| Material provided |
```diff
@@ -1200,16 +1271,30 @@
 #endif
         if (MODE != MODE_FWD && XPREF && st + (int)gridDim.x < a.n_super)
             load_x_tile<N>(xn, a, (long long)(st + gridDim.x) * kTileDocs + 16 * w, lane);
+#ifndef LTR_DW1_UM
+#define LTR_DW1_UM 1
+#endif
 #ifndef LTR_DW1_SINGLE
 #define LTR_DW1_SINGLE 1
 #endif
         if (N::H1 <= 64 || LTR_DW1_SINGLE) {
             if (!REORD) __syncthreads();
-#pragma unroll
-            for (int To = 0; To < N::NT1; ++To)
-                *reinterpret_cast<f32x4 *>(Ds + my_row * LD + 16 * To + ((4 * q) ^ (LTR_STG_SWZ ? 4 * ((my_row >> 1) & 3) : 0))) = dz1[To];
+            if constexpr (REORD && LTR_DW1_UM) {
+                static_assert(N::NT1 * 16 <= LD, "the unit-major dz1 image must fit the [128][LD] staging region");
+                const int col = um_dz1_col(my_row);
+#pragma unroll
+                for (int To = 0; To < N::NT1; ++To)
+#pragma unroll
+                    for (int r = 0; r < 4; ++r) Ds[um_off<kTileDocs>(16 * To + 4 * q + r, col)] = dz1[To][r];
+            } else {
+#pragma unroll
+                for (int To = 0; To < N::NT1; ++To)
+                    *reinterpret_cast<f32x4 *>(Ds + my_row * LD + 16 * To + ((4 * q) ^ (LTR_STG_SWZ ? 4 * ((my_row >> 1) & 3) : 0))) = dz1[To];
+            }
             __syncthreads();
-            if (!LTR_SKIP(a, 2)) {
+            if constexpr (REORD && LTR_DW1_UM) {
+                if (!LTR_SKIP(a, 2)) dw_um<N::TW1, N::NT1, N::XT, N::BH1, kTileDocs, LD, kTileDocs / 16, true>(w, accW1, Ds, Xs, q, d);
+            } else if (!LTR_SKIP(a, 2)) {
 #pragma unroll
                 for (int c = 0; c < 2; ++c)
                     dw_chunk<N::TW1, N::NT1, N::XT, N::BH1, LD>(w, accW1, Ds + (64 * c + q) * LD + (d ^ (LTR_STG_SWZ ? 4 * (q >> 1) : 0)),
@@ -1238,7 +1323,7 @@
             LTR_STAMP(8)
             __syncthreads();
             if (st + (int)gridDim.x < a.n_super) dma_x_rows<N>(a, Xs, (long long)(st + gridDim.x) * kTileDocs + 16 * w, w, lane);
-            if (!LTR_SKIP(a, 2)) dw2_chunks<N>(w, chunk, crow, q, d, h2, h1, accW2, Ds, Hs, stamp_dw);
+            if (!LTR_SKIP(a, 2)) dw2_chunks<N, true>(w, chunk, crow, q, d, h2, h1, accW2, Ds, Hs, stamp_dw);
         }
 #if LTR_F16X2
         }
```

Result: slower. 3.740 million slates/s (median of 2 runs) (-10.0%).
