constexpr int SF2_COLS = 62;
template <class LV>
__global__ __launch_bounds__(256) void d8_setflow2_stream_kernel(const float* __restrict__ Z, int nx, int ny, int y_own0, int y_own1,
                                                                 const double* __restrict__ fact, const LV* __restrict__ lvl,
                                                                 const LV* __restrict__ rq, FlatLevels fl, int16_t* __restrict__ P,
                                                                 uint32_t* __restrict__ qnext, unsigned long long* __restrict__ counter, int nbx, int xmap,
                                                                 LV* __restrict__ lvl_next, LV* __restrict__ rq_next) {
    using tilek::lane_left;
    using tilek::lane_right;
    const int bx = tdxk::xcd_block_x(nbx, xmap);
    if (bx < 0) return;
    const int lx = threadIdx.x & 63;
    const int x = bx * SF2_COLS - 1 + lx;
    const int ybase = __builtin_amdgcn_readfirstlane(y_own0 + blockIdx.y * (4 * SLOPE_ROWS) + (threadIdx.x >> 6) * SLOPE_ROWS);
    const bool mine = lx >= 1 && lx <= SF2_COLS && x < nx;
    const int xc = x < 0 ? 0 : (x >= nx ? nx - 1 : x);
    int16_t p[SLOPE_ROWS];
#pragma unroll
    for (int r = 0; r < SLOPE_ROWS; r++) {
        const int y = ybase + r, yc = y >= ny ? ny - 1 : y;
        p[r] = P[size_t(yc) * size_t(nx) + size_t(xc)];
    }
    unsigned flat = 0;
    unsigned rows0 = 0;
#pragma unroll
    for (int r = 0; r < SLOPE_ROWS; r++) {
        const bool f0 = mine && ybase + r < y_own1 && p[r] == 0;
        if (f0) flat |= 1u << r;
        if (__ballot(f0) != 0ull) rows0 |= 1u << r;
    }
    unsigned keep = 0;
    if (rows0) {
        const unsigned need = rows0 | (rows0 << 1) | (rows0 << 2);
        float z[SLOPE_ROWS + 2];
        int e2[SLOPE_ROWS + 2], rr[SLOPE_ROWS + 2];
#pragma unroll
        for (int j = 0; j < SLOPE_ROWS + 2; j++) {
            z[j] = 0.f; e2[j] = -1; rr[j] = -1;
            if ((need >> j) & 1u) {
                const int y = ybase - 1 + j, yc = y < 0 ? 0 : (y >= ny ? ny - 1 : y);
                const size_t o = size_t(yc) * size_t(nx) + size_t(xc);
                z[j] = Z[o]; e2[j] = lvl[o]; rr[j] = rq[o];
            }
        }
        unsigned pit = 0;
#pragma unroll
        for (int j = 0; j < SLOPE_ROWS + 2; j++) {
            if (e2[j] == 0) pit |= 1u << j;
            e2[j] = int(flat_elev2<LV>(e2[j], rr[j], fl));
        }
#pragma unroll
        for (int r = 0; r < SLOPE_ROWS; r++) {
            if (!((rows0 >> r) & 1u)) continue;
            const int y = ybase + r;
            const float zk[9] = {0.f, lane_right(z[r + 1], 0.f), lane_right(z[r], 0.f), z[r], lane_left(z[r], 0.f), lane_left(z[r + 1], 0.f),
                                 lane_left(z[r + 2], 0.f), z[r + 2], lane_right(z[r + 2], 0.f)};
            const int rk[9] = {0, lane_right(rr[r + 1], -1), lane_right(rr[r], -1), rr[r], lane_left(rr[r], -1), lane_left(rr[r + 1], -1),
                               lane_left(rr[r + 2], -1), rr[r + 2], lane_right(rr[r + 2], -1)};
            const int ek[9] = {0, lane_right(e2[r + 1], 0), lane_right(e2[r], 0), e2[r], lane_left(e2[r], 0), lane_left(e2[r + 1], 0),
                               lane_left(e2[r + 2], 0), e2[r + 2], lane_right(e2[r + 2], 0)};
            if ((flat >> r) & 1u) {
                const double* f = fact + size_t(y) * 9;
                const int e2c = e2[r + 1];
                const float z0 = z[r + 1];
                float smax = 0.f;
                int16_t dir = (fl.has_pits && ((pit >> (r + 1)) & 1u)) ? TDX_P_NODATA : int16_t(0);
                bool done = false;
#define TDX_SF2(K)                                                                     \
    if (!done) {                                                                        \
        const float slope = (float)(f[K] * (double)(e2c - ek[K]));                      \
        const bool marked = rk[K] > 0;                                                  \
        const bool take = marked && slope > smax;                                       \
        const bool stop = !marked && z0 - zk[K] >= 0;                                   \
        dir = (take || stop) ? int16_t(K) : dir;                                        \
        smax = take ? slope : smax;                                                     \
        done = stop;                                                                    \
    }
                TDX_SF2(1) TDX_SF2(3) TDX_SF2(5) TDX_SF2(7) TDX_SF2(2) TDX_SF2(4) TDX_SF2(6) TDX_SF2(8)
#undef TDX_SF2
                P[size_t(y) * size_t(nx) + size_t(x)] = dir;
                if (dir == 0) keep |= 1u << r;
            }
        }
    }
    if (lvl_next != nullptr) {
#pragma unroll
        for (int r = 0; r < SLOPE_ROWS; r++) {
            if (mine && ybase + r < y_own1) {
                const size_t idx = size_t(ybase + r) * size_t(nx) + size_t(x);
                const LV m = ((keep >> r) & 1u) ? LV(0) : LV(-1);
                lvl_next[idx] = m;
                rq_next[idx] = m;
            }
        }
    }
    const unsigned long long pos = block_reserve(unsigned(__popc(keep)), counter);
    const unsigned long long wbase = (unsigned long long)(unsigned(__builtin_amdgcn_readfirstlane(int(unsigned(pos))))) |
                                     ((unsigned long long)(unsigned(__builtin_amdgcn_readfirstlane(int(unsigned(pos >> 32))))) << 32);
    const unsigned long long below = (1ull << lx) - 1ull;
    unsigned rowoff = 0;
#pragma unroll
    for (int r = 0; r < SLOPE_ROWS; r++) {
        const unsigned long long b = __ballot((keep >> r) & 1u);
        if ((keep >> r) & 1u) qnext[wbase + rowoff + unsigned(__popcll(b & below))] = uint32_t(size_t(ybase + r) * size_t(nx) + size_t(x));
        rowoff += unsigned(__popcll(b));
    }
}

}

| What is being asked |
Using the data above, transcribe the lines that run from the line with "const float slope" to the line with "dir = (take", both ends kept, and output nothing else.

| Reply |
        const float slope = (float)(f[K] * (double)(e2c - ek[K]));                      \
        const bool marked = rk[K] > 0;                                                  \
        const bool take = marked && slope > smax;                                       \
        const bool stop = !marked && z0 - zk[K] >= 0;                                   \
        dir = (take || stop) ? int16_t(K) : dir;                                        \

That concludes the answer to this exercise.